Pada 1962 mendekati Lebaran, pemerintah meminta masyarakat membatasi diri bepergian memakai kereta api atau kendaraan bermotor. “Segala tenaga harus dipusatkan untuk perjuangan pembebasan Irian Barat,” tulis koran Kedaulatan Rakjat pada 2 Maret 1962.
Penyelesaian Irian Barat begitu penting. Presiden Sukarno sampai membuat amanat itu usai salah Idul Fitri di halaman Istana pada 8 Maret tahun yang sama. Djawatan Kereta Api, Departemen Pemerintahan Umum dan Otonomi Daerah serta kepala daerah kemudian mengimbau agar masyarakat tidak mudik.
(Baca: Sampai Kapan Mudik Dilarang?
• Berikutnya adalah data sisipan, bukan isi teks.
__global__ __launch_bounds__(256) void conv3x3_c3_kernel(ConvArgs a) {
    __shared__ __attribute__((aligned(16))) unsigned char halo[2][kHH * kHW * kC3Pix];
    __shared__ __attribute__((aligned(16))) unsigned char ot[kTH * kTW * 144];
    constexpr int kOutStride = 144;
    const int tid = threadIdx.x, lane = tid & 63, wave = tid >> 6;
    const int m = lane & 31, kgrp = lane >> 5;

    bf16x8 wf[2][3];
#pragma unroll
    for (int nt = 0; nt < 2; nt++)
#pragma unroll
        for (int s3 = 0; s3 < 3; s3++) {
            uint16_t v[8];
#pragma unroll
            for (int e = 0; e < 8; e++) {
                const int tap = 4 * s3 + 2 * kgrp + (e >> 2), c = e & 3;
                v[e] = (tap < 9 && c < 3) ? a.w[((nt * 32 + m) * 9 + tap) * 3 + c] : (uint16_t)0;
            }
            uint4 pk = make_uint4(v[0] | (uint32_t)v[1] << 16, v[2] | (uint32_t)v[3] << 16, v[4] | (uint32_t)v[5] << 16,
                                  v[6] | (uint32_t)v[7] << 16);
            wf[nt][s3] = *reinterpret_cast<bf16x8 *>(&pk);
        }
    float bias_r[2][4][4];
#pragma unroll
    for (int nt = 0; nt < 2; nt++)
#pragma unroll
        for (int q = 0; q < 4; q++)
#pragma unroll
            for (int e = 0; e < 4; e++) bias_r[nt][q][e] = a.bias ? a.bias[nt * 32 + q * 8 + kgrp * 4 + e] : 0.0f;
    int toff[3][2];
#pragma unroll
    for (int s3 = 0; s3 < 3; s3++)
#pragma unroll
        for (int h = 0; h < 2; h++) {
            const int tap = min(4 * s3 + 2 * kgrp + h, 8);
            toff[s3][h] = ((tap / 3) * kHW + tap % 3) * kC3Pix;
        }

    auto tile_origin = [&](int t, int &b, int &y0, int &x0) {
        const int per = a.tiles_x * a.tiles_y;
        b = t / per;
        const int r = t - b * per;
        y0 = (r / a.tiles_x) * kTH;
        x0 = (r % a.tiles_x) * kTW;
    };
    uint2 pre = make_uint2(0u, 0u);
    auto fetch = [&](int t) {
        int b, y0, x0;
        tile_origin(t, b, y0, x0);
        pre = make_uint2(0u, 0u);
        if (tid < kHH * kHW) {
            const int hy = tid / kHW, hx = tid - hy * kHW, yy = y0 - 1 + hy, xx = x0 - 1 + hx;
            if (yy >= 0 && yy < a.H && xx >= 0 && xx < a.W) {
                const uint16_t *p = a.x + (((size_t)b * a.H + yy) * a.W + xx) * 3;
                pre = make_uint2(p[0] | (uint32_t)p[1] << 16, p[2]);
            }
        }
    };
    auto park = [&](unsigned char *buf) {
        if (tid < kHH * kHW) *reinterpret_cast<uint2 *>(buf + tid * kC3Pix) = pre;
    };

    int t = blockIdx.x, cur = 0;
    if (t >= a.ntiles) return;
    fetch(t);
    park(halo[0]);
    __syncthreads();
    const int ty = 2 * wave + (m >> 4), tx = m & 15;
    const int pix_off = (ty * kHW + tx) * kC3Pix;
    for (; t < a.ntiles; t += gridDim.x) {
        const int tn = t + gridDim.x;
        const bool more = tn < a.ntiles;
        if (more) fetch(tn);
        const unsigned char *in = halo[cur] + pix_off;
        f32x16 acc0, acc1;
#pragma unroll
        for (int r = 0; r < 16; r++) { acc0[r] = 0.0f; acc1[r] = 0.0f; }
#pragma unroll
        for (int s3 = 0; s3 < 3; s3++) {
            const uint2 lo = *reinterpret_cast<const uint2 *>(in + toff[s3][0]), hi = *reinterpret_cast<const uint2 *>(in + toff[s3][1]);
            uint4 pk = make_uint4(lo.x, lo.y, hi.x, hi.y);
            const bf16x8 ar = *reinterpret_cast<bf16x8 *>(&pk);
            acc0 = __builtin_amdgcn_mfma_f32_32x32x16_bf16(wf[0][s3], ar, acc0, 0, 0, 0);
            acc1 = __builtin_amdgcn_mfma_f32_32x32x16_bf16(wf[1][s3], ar, acc1, 0, 0, 0);
        }
#pragma unroll
        for (int nt = 0; nt < 2; nt++) {
#pragma unroll
            for (int q = 0; q < 4; q++) {
                const int c0 = nt * 32 + q * 8 + kgrp * 4;
                float v[4];
#pragma unroll
                for (int e = 0; e < 4; e++) {
                    v[e] = (nt ? acc1[q * 4 + e] : acc0[q * 4 + e]) + bias_r[nt][q][e];
                    if (a.relu) v[e] = fmaxf(v[e], 0.0f);
                }
                *reinterpret_cast<uint2 *>(ot + (wave * 32 + m) * kOutStride + c0 * 2) = make_uint2(pack2(v[0], v[1]), pack2(v[2], v[3]));
            }
        }
        if (more) park(halo[cur ^ 1]);
        __syncthreads();
        {
            int b, y0, x0;
            tile_origin(t, b, y0, x0);
#pragma unroll
            for (int u = 0; u < 4; u++) {
                const int v = tid + u * 256, px = v >> 3, cg = v & 7;
                const int yy = y0 + (px >> 4), xx = x0 + (px & 15);
                if (yy < a.H && xx < a.W)
                    *reinterpret_cast<uint4 *>(a.y + (((size_t)b * a.H + yy) * a.W + xx) * 64 + cg * 8) =
                        *reinterpret_cast<const uint4 *>(ot + px * kOutStride + cg * 16);
            }
        }
        __syncthreads();
        cur ^= 1;
    }
}

typedef __attribute__((__vector_size__(4 * sizeof(__bf16)))) __bf16 bf16x4v;
#define DSRG_LDS __attribute__((address_space(3)))

template <int CO_TILES> struct WCfg {
    static constexpr int COUT = 32 * CO_TILES;
    static constexpr int THREADS = CO_TILES * 128;
    static constexpr int NT = 9;
    static constexpr int SX = 192;
    static constexpr int SG = COUT * 2 + 64;
    static constexpr int X_BYTES = kHH * kHW * SX, G_BYTES = kTH * kTW * SG, BUF = X_BYTES + G_BYTES;
    static constexpr int XV = kHH * kHW * 8, XVT = (XV + THREADS - 1) / THREADS;
    static constexpr int GVP = COUT / 8, GVT = kTH * kTW * GVP / THREADS;
    static constexpr int PART = COUT * 9 * 64;
    static constexpr int WGS = CO_TILES == 2 ? 2 : 1, NBUF = WGS == 2 ? 1 : 2;
};

struct WgradArgs {
    const uint16_t *x;
    const uint16_t *g;
    float *part;
    int B, H, W, cin, tiles_x, tiles_y, nitems, roles;
};

__device__ __forceinline__ bf16x8 tr_frag(DSRG_LDS unsigned char *p, int stride4) {
    bf16x4v lo = __builtin_amdgcn_ds_read_tr16_b64_v4bf16(reinterpret_cast<DSRG_LDS bf16x4v *>(p));
    bf16x4v hi = __builtin_amdgcn_ds_read_tr16_b64_v4bf16(reinterpret_cast<DSRG_LDS bf16x4v *>(p + stride4));
    return __builtin_shufflevector(lo, hi, 0, 1, 2, 3, 4, 5, 6, 7);
}

template <int CO_TILES>
__global__ __launch_bounds__(CO_TILES * 128, (CO_TILES == 2 ? 2 : 1)) void conv3x3_wgrad_kernel(WgradArgs a) {
    using C = WCfg<CO_TILES>;
// ... 202 lines not shown
#pragma unroll
    for (int r = 0; r < 16; r++) acc[r] = 0.0f;
    int t = blockIdx.x, cur = 0;
    if (t < a.nitems) {
        fetch(t);
        park(0);
    }
    __syncthreads();
    const int cpx = tid >> 1, chalf = tid & 1;
    const int cty = cpx >> 4, ctx_ = cpx & 15;
    for (; t < a.nitems; t += gridDim.x) {
        const int tn = t + gridDim.x;
        const bool more = tn < a.nitems;
        if (more) fetch(tn);
#pragma unroll
        for (int k = 0; k < 5; k++) {
            const int tap = chalf * 5 + k;
            if (tap < 9)
                *reinterpret_cast<uint2 *>(xc + cpx * kC3Row + tap * 8) =
                    *reinterpret_cast<const uint2 *>(halo(cur) + ((cty + tap / 3) * kHW + ctx_ + tap % 3) * kC3Pix);
        }
        __syncthreads();
        DSRG_LDS unsigned char *gb = (DSRG_LDS unsigned char *)gt(cur) + g_lane, *xb = (DSRG_LDS unsigned char *)xc + x_lane;
#pragma unroll
        for (int ks = 0; ks < kTH; ks++) {
            const bf16x8 ga = tr_frag(gb + ks * kTW * kC3Row, 4 * kC3Row), bx = tr_frag(xb + ks * kTW * kC3Row, 4 * kC3Row);
            acc = __builtin_amdgcn_mfma_f32_32x32x16_bf16(ga, bx, acc, 0, 0, 0);
        }
        if (more) park(cur ^ 1);
        __syncthreads();
        cur ^= 1;
    }
    float *pp = a.part + (size_t)blockIdx.x * 64 * 64;
#pragma unroll
    for (int r = 0; r < 16; r++) {
        const int o = otile * 32 + (r & 3) + 8 * (r >> 2) + 4 * (lane >> 5);
        pp[o * 64 + ntile * 32 + (lane & 31)] = acc[r];
    }
}

template <bool F32_OUT>
__global__ __launch_bounds__(1024) void conv3x3_c3_wgrad_reduce_kernel(const float *part, void *gw, int nwg) {
    __shared__ float red[kRedChunks][64];
    const int el = threadIdx.x & 63, ch = threadIdx.x >> 6;
    const int o = blockIdx.x;
    const float *p = part + o * 64 + el;
    float s = 0.0f;
    for (int w = ch; w < nwg; w += kRedChunks) s += p[(size_t)w * 4096];
    red[ch][el] = s;
    __syncthreads();
    const int tap = el >> 2, c = el & 3;
    if (ch == 0 && tap < 9 && c < 3) {
        float t = 0.0f;
#pragma unroll
        for (int k = 0; k < kRedChunks; k++) t += red[k][el];
        if (F32_OUT) {
            static_cast<float *>(gw)[(o * 9 + tap) * 3 + c] = t;
        } else {
            f32x2 v = {t, 0.0f};
            bf16x2 bv = __builtin_convertvector(v, bf16x2);
            static_cast<uint16_t *>(gw)[(o * 9 + tap) * 3 + c] = *reinterpret_cast<uint16_t *>(&bv);
        }
    }
}

template <int CO_TILES>
int launch_wgrad_variant(const WgradArgs &a, int grid, hipStream_t stream) {
    using C = WCfg<CO_TILES>;
    static LdsGrant grant;
    const size_t lds = C::NBUF * (size_t)C::BUF;
    if (int rc = ensure_dynamic_lds(reinterpret_cast<const void *>(&conv3x3_wgrad_kernel<CO_TILES>), lds, grant)) return rc;
    hipLaunchKernelGGL((conv3x3_wgrad_kernel<CO_TILES>), dim3(grid), dim3(C::THREADS), lds, stream, a);
    DSRG_LAUNCH_CHECK();
    return DSRG_OK;
}

int device_cus() {
    static const int n_cus = [] {
        int dev = 0, n = 0;
        if (hipGetDevice(&dev) != hipSuccess || hipDeviceGetAttribute(&n, hipDeviceAttributeMultiprocessorCount, dev) != hipSuccess || n < 2) n = 256;
        return n;
    }();
    return n_cus;
}

bool wgrad_supported(int cin, int cout) {
    return (cin == 64 && (cout == 64 || cout == 128)) || (cin == 128 && cout == 128) || (cin == 3 && cout == 64);
}

int wgrad_grid(int B, int H, int W, int cin, int cout) {
    const int roles = cin < 64 ? 1 : cin / 64;
    const long items = (long)B * ((W + kTW - 1) / kTW) * ((H + kTH - 1) / kTH) * roles;
    const int per_cu = cout == 64 ? 2 : 1;
    const long cap = (long)device_cus() * per_cu / roles * roles;
    return (int)(items < cap ? items : cap);
}
}

size_t conv3x3_wgrad_workspace(int B, int H, int W, int cin, int cout) {
    if (!wgrad_supported(cin, cout) || B < 1 || H < 1 || W < 1) return 0;
    if (cin == 3) return (size_t)wgrad_grid(B, H, W, cin, cout) * 64 * 64 * sizeof(float);
    return (size_t)wgrad_grid(B, H, W, cin, cout) * cout * 9 * 64 * sizeof(float);
}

Ini Panduan WHO untuk Membuka Karantina)
Situasi ekonomi saat itu memang sedang sulit. Beras menjadi barang langka, pengawai negeri hanya menerima setengah jatah. Keuangan negara terserap untuk urusan keamanan, termasuk menangani pemberontakan PRRI/Permesta dan pembebsan Irian Barat.
Anjuran ini tentu tidak 100% berhasil. Masih ada masyarakat yang ingin mudik. Pemerintah memutuskan untuk membatasi penjualan tiket kereta api. Untuk mendapatkannya pun sulit karena harus memiliki surat permintaan pemesanan karcis. Banyak calo kemudian menjual Spmk dengan harga Rp 100, padahal harga aslinya hanya Rp 1 atau Rp 2 saja.